@@ -286,6 +287,32 @@
     return GS_OK;
 }
 
+constexpr uint32_t kOneSweepMaxKeys = 4u << 20;
+
+template <typename KeyT>
+static int enqueue_bucket_radix(gs_engine *e, int32_t *dist_sorted, const uint32_t *vsrc, int vmode, uint32_t iota_top, uint32_t *out, uint32_t n,
+                                const unsigned long long *n_dev, const PassPlan &pl, uint32_t stride, bool write_buckets, bool capturing, uint32_t &launches) {
+    static const RadixNames names = {{"k_radix_hist[depth,0]", "k_radix_hist[depth,1]", "k_radix_hist[depth,2]", "k_radix_hist[depth,3]"},
+                                     {"k_radix_scan[depth,0]", "k_radix_scan[depth,1]", "k_radix_scan[depth,2]", "k_radix_scan[depth,3]"},
+                                     {"k_radix_scatter[depth,0]", "k_radix_scatter[depth,1]", "k_radix_scatter[depth,2]", "k_radix_scatter[depth,3]"}};
+    cudaStream_t st = e->stream;
+    const uint32_t tiles = (n + kRadixTile - 1) / kRadixTile;
+    KeyT *k0 = (KeyT *)e->keys[0].p, *k1 = (KeyT *)e->keys[1].p;
+    const bool onesweep = n <= kOneSweepMaxKeys;
+    gs_launch(onesweep ? k_bucket<KeyT, true> : k_bucket<KeyT, false>, tiles, kRadixThreads, 0, st, dist_sorted, k0, n, n_dev, e->cfg.distance_map_range, pl,
+              write_buckets ? 1 : 0, e->ctl.p, e->tile_hist.p, stride);
+    ++launches;
+    e->prof.mark("k_bucket", st);
+    if (!capturing) CU(cudaEventRecord(e->ev[EV_BUCKET], st));
+    if (onesweep)
+        radix_sort_onesweep<KeyT>(k0, k1, vsrc, iota_top, vmode, e->vals[0].p, e->vals[1].p, out, n, n_dev, pl, e->ctl.p, e->tile_hist.p, stride, st, launches,
+                                  &e->prof, names.scatter);
+    else
+        radix_sort_pairs<KeyT, uint32_t>(k0, k1, vsrc, iota_top, vmode, e->vals[0].p, e->vals[1].p, out, n, n_dev, (unsigned long long)n, pl, e->ctl.p, e->tile_hist.p,
+                                         stride, true, nullptr, st, launches, &e->prof, names, true);
+    return GS_OK;
+}
+
 static int sort_on_device(gs_engine *e, const uint32_t *d_indexes, const float *mvp, uint32_t sort_count, uint32_t render_count,
                           bool use_pre, bool write_buckets, bool capturing = false, bool subset = false, cudaEvent_t wait_for_rects = nullptr) {
     if (sort_count > render_count) return fail(GS_ERR_BAD_ARG, "sortCount %u > renderCount %u", sort_count, render_count);
@@ -311,8 +338,6 @@
         ++launches;
         e->prof.mark("k_depth", st);
         if (!capturing) CU(cudaEventRecord(e->ev[EV_DEPTH], st));
-        const uint32_t tiles = (n + kRadixTile - 1) / kRadixTile;
-        const uint32_t R = e->cfg.distance_map_range;
         const uint32_t *vsrc = identity ? nullptr : d_indexes + s0;
         int vmode = identity ? kValIotaReversed : kValArrayReversed;
         int32_t *dist_sorted = e->dist.p + s0;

About this exercise:
Find all lines holding the word "tiles" in the records above and copy them.

Final answer:
+    const uint32_t tiles = (n + kRadixTile - 1) / kRadixTile;
+    gs_launch(onesweep ? k_bucket<KeyT, true> : k_bucket<KeyT, false>, tiles, kRadixThreads, 0, st, dist_sorted, k0, n, n_dev, e->cfg.distance_map_range, pl,
-        const uint32_t tiles = (n + kRadixTile - 1) / kRadixTile;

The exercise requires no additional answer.